_WORK TASK_: Check every line of the data and copy the ones where "return" appears.

*** PROVIDED RECORDS Section Begins ***

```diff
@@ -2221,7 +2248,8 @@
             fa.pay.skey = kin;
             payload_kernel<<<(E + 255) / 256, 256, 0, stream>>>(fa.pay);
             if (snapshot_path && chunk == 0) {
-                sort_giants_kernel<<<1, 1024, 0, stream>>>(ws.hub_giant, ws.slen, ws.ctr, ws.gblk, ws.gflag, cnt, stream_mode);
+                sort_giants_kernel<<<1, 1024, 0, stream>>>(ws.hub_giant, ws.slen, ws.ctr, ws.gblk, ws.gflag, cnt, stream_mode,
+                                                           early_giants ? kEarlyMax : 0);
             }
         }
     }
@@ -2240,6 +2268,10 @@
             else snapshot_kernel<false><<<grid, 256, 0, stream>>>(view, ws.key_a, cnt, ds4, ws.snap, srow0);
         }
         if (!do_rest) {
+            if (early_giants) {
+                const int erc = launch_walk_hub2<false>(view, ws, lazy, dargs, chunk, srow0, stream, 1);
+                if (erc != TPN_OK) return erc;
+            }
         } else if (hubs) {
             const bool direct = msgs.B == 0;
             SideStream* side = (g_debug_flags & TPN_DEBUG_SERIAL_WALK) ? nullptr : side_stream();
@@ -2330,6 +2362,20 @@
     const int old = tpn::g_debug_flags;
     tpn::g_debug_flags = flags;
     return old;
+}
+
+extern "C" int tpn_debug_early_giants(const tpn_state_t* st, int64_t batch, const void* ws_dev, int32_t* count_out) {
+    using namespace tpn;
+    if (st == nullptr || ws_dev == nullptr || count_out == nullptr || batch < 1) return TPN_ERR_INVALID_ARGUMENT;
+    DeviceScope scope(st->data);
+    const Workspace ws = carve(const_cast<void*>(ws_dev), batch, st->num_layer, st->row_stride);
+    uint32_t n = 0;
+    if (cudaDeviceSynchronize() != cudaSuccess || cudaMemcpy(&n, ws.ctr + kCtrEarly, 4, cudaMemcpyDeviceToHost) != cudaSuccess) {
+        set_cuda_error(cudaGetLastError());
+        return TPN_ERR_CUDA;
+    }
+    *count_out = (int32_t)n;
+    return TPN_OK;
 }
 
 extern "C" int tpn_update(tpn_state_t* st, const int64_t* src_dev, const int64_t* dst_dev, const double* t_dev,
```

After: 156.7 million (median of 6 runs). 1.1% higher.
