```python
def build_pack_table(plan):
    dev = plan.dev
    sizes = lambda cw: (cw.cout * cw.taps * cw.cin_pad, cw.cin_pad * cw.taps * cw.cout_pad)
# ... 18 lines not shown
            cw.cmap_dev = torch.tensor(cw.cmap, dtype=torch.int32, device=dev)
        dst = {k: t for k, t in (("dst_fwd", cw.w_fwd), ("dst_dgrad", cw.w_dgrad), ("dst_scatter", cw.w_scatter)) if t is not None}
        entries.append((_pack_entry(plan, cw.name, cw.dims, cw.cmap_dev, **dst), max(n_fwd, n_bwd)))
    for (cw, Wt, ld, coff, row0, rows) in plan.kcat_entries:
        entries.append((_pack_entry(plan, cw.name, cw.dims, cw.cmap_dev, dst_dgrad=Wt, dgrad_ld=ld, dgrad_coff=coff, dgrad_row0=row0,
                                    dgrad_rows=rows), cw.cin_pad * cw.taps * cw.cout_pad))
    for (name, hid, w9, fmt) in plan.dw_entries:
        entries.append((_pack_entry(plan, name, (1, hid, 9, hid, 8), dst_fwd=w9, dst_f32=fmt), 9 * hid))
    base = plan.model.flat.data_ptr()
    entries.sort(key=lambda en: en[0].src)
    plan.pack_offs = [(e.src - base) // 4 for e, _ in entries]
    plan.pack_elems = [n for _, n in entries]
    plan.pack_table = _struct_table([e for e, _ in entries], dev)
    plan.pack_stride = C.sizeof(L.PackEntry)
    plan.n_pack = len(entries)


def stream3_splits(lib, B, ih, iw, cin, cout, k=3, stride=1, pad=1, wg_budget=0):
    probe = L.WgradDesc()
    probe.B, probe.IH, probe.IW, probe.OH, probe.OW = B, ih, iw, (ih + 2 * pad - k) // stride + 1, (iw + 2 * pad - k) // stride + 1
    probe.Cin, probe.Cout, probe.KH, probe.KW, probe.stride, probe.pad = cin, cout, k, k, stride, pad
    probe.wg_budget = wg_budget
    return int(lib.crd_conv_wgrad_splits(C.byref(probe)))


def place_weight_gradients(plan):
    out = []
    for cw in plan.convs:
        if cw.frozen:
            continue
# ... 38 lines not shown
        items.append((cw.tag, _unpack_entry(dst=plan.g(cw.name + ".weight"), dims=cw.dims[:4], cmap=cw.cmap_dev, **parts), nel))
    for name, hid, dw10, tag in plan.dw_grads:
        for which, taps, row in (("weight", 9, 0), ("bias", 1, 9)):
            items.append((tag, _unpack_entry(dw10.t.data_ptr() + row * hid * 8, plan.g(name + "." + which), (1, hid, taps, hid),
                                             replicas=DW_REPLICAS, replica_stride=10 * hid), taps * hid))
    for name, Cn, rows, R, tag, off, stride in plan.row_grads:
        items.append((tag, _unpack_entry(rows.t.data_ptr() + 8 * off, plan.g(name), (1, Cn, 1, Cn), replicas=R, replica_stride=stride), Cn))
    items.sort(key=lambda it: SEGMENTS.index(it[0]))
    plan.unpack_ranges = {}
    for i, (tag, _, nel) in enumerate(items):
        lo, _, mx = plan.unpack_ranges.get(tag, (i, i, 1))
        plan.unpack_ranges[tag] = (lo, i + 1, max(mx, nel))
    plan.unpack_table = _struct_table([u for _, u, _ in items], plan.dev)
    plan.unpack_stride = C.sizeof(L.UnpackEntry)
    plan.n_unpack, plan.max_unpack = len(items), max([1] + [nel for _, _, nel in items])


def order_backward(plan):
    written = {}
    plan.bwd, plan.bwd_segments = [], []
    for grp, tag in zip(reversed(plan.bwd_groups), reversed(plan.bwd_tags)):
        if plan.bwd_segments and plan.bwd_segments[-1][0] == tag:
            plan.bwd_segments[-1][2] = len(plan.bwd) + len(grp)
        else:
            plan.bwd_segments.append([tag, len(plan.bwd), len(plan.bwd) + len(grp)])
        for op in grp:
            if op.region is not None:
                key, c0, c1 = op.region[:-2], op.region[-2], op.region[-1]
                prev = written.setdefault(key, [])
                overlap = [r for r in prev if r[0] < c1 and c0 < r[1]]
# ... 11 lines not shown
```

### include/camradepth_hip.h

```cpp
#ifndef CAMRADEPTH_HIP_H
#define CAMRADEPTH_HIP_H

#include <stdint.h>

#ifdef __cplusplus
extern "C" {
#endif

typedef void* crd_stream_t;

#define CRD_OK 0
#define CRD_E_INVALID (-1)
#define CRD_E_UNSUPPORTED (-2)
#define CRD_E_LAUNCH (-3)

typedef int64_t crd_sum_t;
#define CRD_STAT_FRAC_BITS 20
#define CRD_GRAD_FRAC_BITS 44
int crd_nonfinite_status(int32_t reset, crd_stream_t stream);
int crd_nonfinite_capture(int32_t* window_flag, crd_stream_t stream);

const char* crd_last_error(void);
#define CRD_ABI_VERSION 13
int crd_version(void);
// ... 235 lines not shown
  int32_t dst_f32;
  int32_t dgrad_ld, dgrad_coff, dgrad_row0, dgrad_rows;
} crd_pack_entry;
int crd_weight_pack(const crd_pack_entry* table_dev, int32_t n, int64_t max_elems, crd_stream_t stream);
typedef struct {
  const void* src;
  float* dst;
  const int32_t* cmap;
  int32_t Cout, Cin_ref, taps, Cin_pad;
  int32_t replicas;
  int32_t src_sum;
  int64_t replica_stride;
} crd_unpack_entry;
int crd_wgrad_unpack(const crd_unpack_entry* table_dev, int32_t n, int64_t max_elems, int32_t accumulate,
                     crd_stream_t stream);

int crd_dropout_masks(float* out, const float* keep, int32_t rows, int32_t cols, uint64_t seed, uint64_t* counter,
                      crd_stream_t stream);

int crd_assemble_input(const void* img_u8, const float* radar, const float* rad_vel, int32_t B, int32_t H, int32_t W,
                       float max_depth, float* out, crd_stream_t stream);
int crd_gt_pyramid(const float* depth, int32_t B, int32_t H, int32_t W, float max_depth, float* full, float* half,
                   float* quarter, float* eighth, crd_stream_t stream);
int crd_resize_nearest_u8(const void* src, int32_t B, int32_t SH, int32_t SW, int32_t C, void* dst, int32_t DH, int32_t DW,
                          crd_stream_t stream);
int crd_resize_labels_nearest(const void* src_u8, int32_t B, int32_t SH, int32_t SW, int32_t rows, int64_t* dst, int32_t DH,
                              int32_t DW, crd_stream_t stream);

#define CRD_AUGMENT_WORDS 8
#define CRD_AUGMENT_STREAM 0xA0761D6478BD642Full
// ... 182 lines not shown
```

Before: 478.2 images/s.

*** PROVIDED RECORDS Section Ends ***

_TASK RESULT_:
+                if (erc != TPN_OK) return erc;
     return old;
+    if (st == nullptr || ws_dev == nullptr || count_out == nullptr || batch < 1) return TPN_ERR_INVALID_ARGUMENT;
+        return TPN_ERR_CUDA;
+    return TPN_OK;
    return int(lib.crd_conv_wgrad_splits(C.byref(probe)))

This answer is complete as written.